**What you should do**
In how many lines of the data does the word "clear" appear? Give the number by itself.

**Extracted information**

-------------------------

int ensure_q3hn(ifa_model *m)
{
    bool built = false;
    for (Layer &L : m->layers) {
        const int ids[] = {T_WO, T_W1, T_W3, T_W2};
        for (int id : ids) {
            Tensor &t = L.t[id];
            if (t.q3hn || !t.present() || t.dtype != Q3H_B64T1 || t.cols % 64 != 0) continue;
            int rc = t.q3hn.alloc(t.rows * (t.cols / 64) * 32);
            if (rc) return rc;
            rc = q3h_native_rows(t.data, t.rows, t.cols, t.q3hn, m->stream);
            if (rc) return rc;
// ... 83 lines not shown
        if (vec) IFA_REQUIRE(rows * cols == ec, "ifa_model_set_tensor: tensor %d holds %zu x %zu values, the model needs %zu", tensor_id, rows, cols, ec);
        else {
            IFA_REQUIRE(ec == 0 || cols == ec, "ifa_model_set_tensor: tensor %d has %zu columns, the model needs %zu", tensor_id, cols, ec);
            IFA_REQUIRE(er == 0 || rows == er, "ifa_model_set_tensor: tensor %d has %zu rows, the model needs %zu", tensor_id, rows, er);
        }
        if (tensor_id == T_LM_HEAD && layer < 0) IFA_REQUIRE(rows <= (size_t)c.vocab, "ifa_model_set_tensor: lm_head has %zu rows, vocab is %d", rows, c.vocab);
        if (tensor_id == T_EMBD) IFA_REQUIRE(rows <= (size_t)c.vocab, "ifa_model_set_tensor: %zu embedding rows, vocab is %d", rows, c.vocab);
    }
    IFA_HIP_CHECK(hipSetDevice(m->cfg.device));
    Tensor *t;
    if (tensor_id < 10) t = &m->g[tensor_id];
    else {
        IFA_REQUIRE(layer >= 0 && layer < m->cfg.layers, "ifa_model_set_tensor: layer %d", layer);
        Layer &L = m->layers[(size_t)layer];
        if (expert >= 0) {
            if (L.experts.empty()) L.experts.resize((size_t)m->cfg.experts * 3);
            t = &L.experts[(size_t)expert * 3 + (tensor_id == T_W1 ? 0 : (tensor_id == T_W2 ? 1 : 2))];
        } else t = &L.t[tensor_id];
    }
    *t = Tensor();
    if (expert >= 0) m->layers[(size_t)layer].moe_table_mo.reset();
    IFA_HIP_CHECK(hipDeviceSynchronize());
    const size_t bytes = rows * ifa_row_bytes(dtype, cols);
    int rc = t->data.alloc(bytes);
    if (rc) return rc;
    IFA_HIP_CHECK(hipMemcpyAsync(t->data, dev_src, bytes, hipMemcpyDeviceToDevice, m->stream));
    t->dtype = dtype; t->rows = rows; t->cols = cols;
    const bool is_matrix = (layer < 0 && tensor_id == T_LM_HEAD) || tensor_id == T_WQ || tensor_id == T_WK || tensor_id == T_WV || tensor_id == T_WO
        || tensor_id == T_W1 || tensor_id == T_W2 || tensor_id == T_W3;
    if (is_matrix && ax8_eligible(dtype)) {
        if ((rc = t->tiled.alloc(rows * ifa_tiled_row_bytes(dtype, cols)))) return rc;
        rc = ifa_repack_weights(dtype, t->data, rows, cols, t->tiled, m->stream);
        if (rc) return rc;
    }
    IFA_HIP_CHECK(hipStreamSynchronize(m->stream));
    drop_graphs(m);
    return IFA_OK;
}

int ifa_model_set_tensor_f16(ifa_model *m, int layer, int tensor_id, int expert, int target_dtype,
                             const void *dev_src_f16, size_t rows, size_t cols)
{
    IFA_REQUIRE(m && dev_src_f16, "ifa_model_set_tensor_f16: null pointer");
    if (target_dtype == F16) return ifa_model_set_tensor(m, layer, tensor_id, expert, F16, dev_src_f16, rows, cols);
    IFA_HIP_CHECK(hipSetDevice(m->cfg.device));
    DevBuf<void> tmp;
    const size_t bytes = rows * ifa_row_bytes(target_dtype, cols);
    IFA_REQUIRE(bytes > 0, "ifa_model_set_tensor_f16: dtype %d", target_dtype);
    int rc = tmp.alloc(bytes);
    if (rc) return rc;
    IFA_HIP_CHECK(hipDeviceSynchronize());
    rc = ifa_quantize(target_dtype, dev_src_f16, rows, cols, tmp, m->stream);
    if (rc == IFA_OK) rc = ifa_model_set_tensor(m, layer, tensor_id, expert, target_dtype, tmp, rows, cols);
    (void)hipStreamSynchronize(m->stream);
    return rc;
}

int ifa_model_finalize(ifa_model *m)
{
    IFA_REQUIRE(m, "ifa_model_finalize: null model");
    IFA_HIP_CHECK(hipSetDevice(m->cfg.device));
    (void)wait_err_word();
    const ifa_model_config &c = m->cfg;
    const size_t KVD = (size_t)c.kv_heads * c.head_dim;
    IFA_REQUIRE(c.kv_dtype != Q8_B32T2 || KVD % 32 == 0, "Q8 KV cache needs kv_dim %% 32 == 0");
    m->kv_row_bytes = ifa_row_bytes(c.kv_dtype, KVD);
    int rc;
    for (Layer &L : m->layers) {
        if (!L.kcache) {
            const size_t kv_alloc = m->kv_row_bytes * (size_t)std::max(c.max_ctx, DEC_ATTN_MIN_ROWS);
            if ((rc = L.kcache.alloc(kv_alloc)) || (rc = L.vcache.alloc(kv_alloc))) return rc;
            IFA_HIP_CHECK(hipMemsetAsync(L.kcache, 0, kv_alloc, m->stream));
            IFA_HIP_CHECK(hipMemsetAsync(L.vcache, 0, kv_alloc, m->stream));
        }
        if (c.experts > 0 && (int)L.experts.size() == c.experts * 3) {
            std::vector<void *> tab((size_t)c.experts * 4, nullptr);
            for (int e = 0; e < c.experts; e++) {
                tab[(size_t)e * 4 + 0] = L.experts[(size_t)e * 3 + 0].tiled;
                tab[(size_t)e * 4 + 1] = L.experts[(size_t)e * 3 + 2].tiled;
                tab[(size_t)e * 4 + 2] = L.experts[(size_t)e * 3 + 1].tiled;
            }
            if (!L.moe_table && (rc = L.moe_table.alloc(tab.size()))) return rc;
            IFA_HIP_CHECK(hipMemcpy(L.moe_table, tab.data(), tab.size() * sizeof(void *), hipMemcpyHostToDevice));
            std::vector<void *> aos((size_t)c.experts * 3, nullptr);
            for (int e = 0; e < c.experts; e++) for (int k3 = 0; k3 < 3; k3++) aos[(size_t)e * 3 + k3] = L.experts[(size_t)e * 3 + k3].data;
            if (!L.moe_table_aos && (rc = L.moe_table_aos.alloc(aos.size()))) return rc;
            IFA_HIP_CHECK(hipMemcpy(L.moe_table_aos, aos.data(), aos.size() * sizeof(void *), hipMemcpyHostToDevice));
        }
    }
    if (!m->attn_ws.S) {
        if ((rc = m->attn_ws_S.alloc((size_t)c.heads * c.max_ctx + 32))
            || (rc = m->attn_ws_lmax.alloc((size_t)c.heads * DEC_ATTN_MAX_SPLITS))
            || (rc = m->attn_ws_opart.alloc((size_t)c.heads * DEC_ATTN_MAX_SPLITS * c.head_dim))) return rc;
        m->attn_ws.S = m->attn_ws_S; m->attn_ws.lmax = m->attn_ws_lmax; m->attn_ws.opart = m->attn_ws_opart;
    }
    if (!m->state) {
        if ((rc = m->state.alloc(8 + ifa_model::RING))) return rc;
        IFA_HIP_CHECK(hipMemsetAsync(m->state, 0, sizeof(int) * (8 + ifa_model::RING), m->stream));
        if ((rc = m->rope_tab.alloc((size_t)c.head_dim)) || (rc = m->host_pinned.alloc(16 + ifa_model::RING))) return rc;
    }
    if ((rc = ensure_scratch(m, 1))) return rc;
    IFA_HIP_CHECK(hipStreamSynchronize(m->stream));
    m->finalized = true;
    return IFA_OK;
}

int ifa_model_reset(ifa_model *m)
{
    IFA_REQUIRE(m && m->finalized, "ifa_model_reset: model not finalized");
    IFA_HIP_CHECK(hipSetDevice(m->cfg.device));
    for (Layer &L : m->layers) {
        IFA_HIP_CHECK(hipMemsetAsync(L.kcache, 0, m->kv_row_bytes * (size_t)m->cfg.max_ctx, m->stream));
        IFA_HIP_CHECK(hipMemsetAsync(L.vcache, 0, m->kv_row_bytes * (size_t)m->cfg.max_ctx, m->stream));
    }
    IFA_HIP_CHECK(hipStreamSynchronize(m->stream));
    return IFA_OK;
}

int ifa_model_kv_slots(ifa_model *m, int n_slots)
{
    IFA_REQUIRE(m && m->finalized, "ifa_model_kv_slots: model not finalized");
    IFA_REQUIRE(n_slots >= 1 && n_slots <= 4096, "ifa_model_kv_slots: n_slots %d", n_slots);
    IFA_HIP_CHECK(hipSetDevice(m->cfg.device));
    if (m->slots.empty()) m->slots.resize(1);
    IFA_REQUIRE((int)m->slots.size() <= n_slots, "ifa_model_kv_slots: cannot shrink below %zu slots", m->slots.size());
    const size_t bytes = m->kv_row_bytes * (size_t)std::max(m->cfg.max_ctx, DEC_ATTN_MIN_ROWS);
    while ((int)m->slots.size() < n_slots) {
        ifa_model::KvSlot sl;
        for (size_t l = 0; l < m->layers.size(); l++) {
            DevBuf<void> k, v;
            int rc;
            if ((rc = k.alloc(bytes)) || (rc = v.alloc(bytes))) return rc;
            IFA_HIP_CHECK(hipMemsetAsync(k, 0, bytes, m->stream));
            IFA_HIP_CHECK(hipMemsetAsync(v, 0, bytes, m->stream));
            sl.k.push_back(std::move(k)); sl.v.push_back(std::move(v));
        }
        m->slots.push_back(std::move(sl));
    }
    IFA_HIP_CHECK(hipStreamSynchronize(m->stream));
    return IFA_OK;
}

int ifa_model_select_kv(ifa_model *m, int slot)
{
    IFA_REQUIRE(m && m->finalized, "ifa_model_select_kv: model not finalized");
    if (m->slots.empty()) m->slots.resize(1);
    IFA_REQUIRE(slot >= 0 && slot < (int)m->slots.size(), "ifa_model_select_kv: slot %d of %zu", slot, m->slots.size());
    if (slot == m->cur_slot) return IFA_OK;
    if (m->tp_graph_exec) { (void)hipGraphExecDestroy(m->tp_graph_exec); m->tp_graph_exec = nullptr; }
    if (m->tp_graph) { (void)hipGraphDestroy(m->tp_graph); m->tp_graph = nullptr; }
    ifa_model::KvSlot &out = m->slots[(size_t)m->cur_slot], &in = m->slots[(size_t)slot];
    out.k.clear(); out.v.clear();
    for (Layer &L : m->layers) { out.k.push_back(std::move(L.kcache)); out.v.push_back(std::move(L.vcache)); }
    out.graph = m->graph; out.exec = m->graph_exec;
    if (m->graph_exec_n) { (void)hipGraphExecDestroy(m->graph_exec_n); m->graph_exec_n = nullptr; }
    if (m->graph_n) { (void)hipGraphDestroy(m->graph_n); m->graph_n = nullptr; }
    for (size_t l = 0; l < m->layers.size(); l++) { m->layers[l].kcache = std::move(in.k[l]); m->layers[l].vcache = std::move(in.v[l]); }
    m->graph = in.graph; m->graph_exec = in.exec;
    in.k.clear(); in.v.clear(); in.graph = nullptr; in.exec = nullptr;
    m->cur_slot = slot;
    return IFA_OK;
}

-------------------------

**Answer space**
2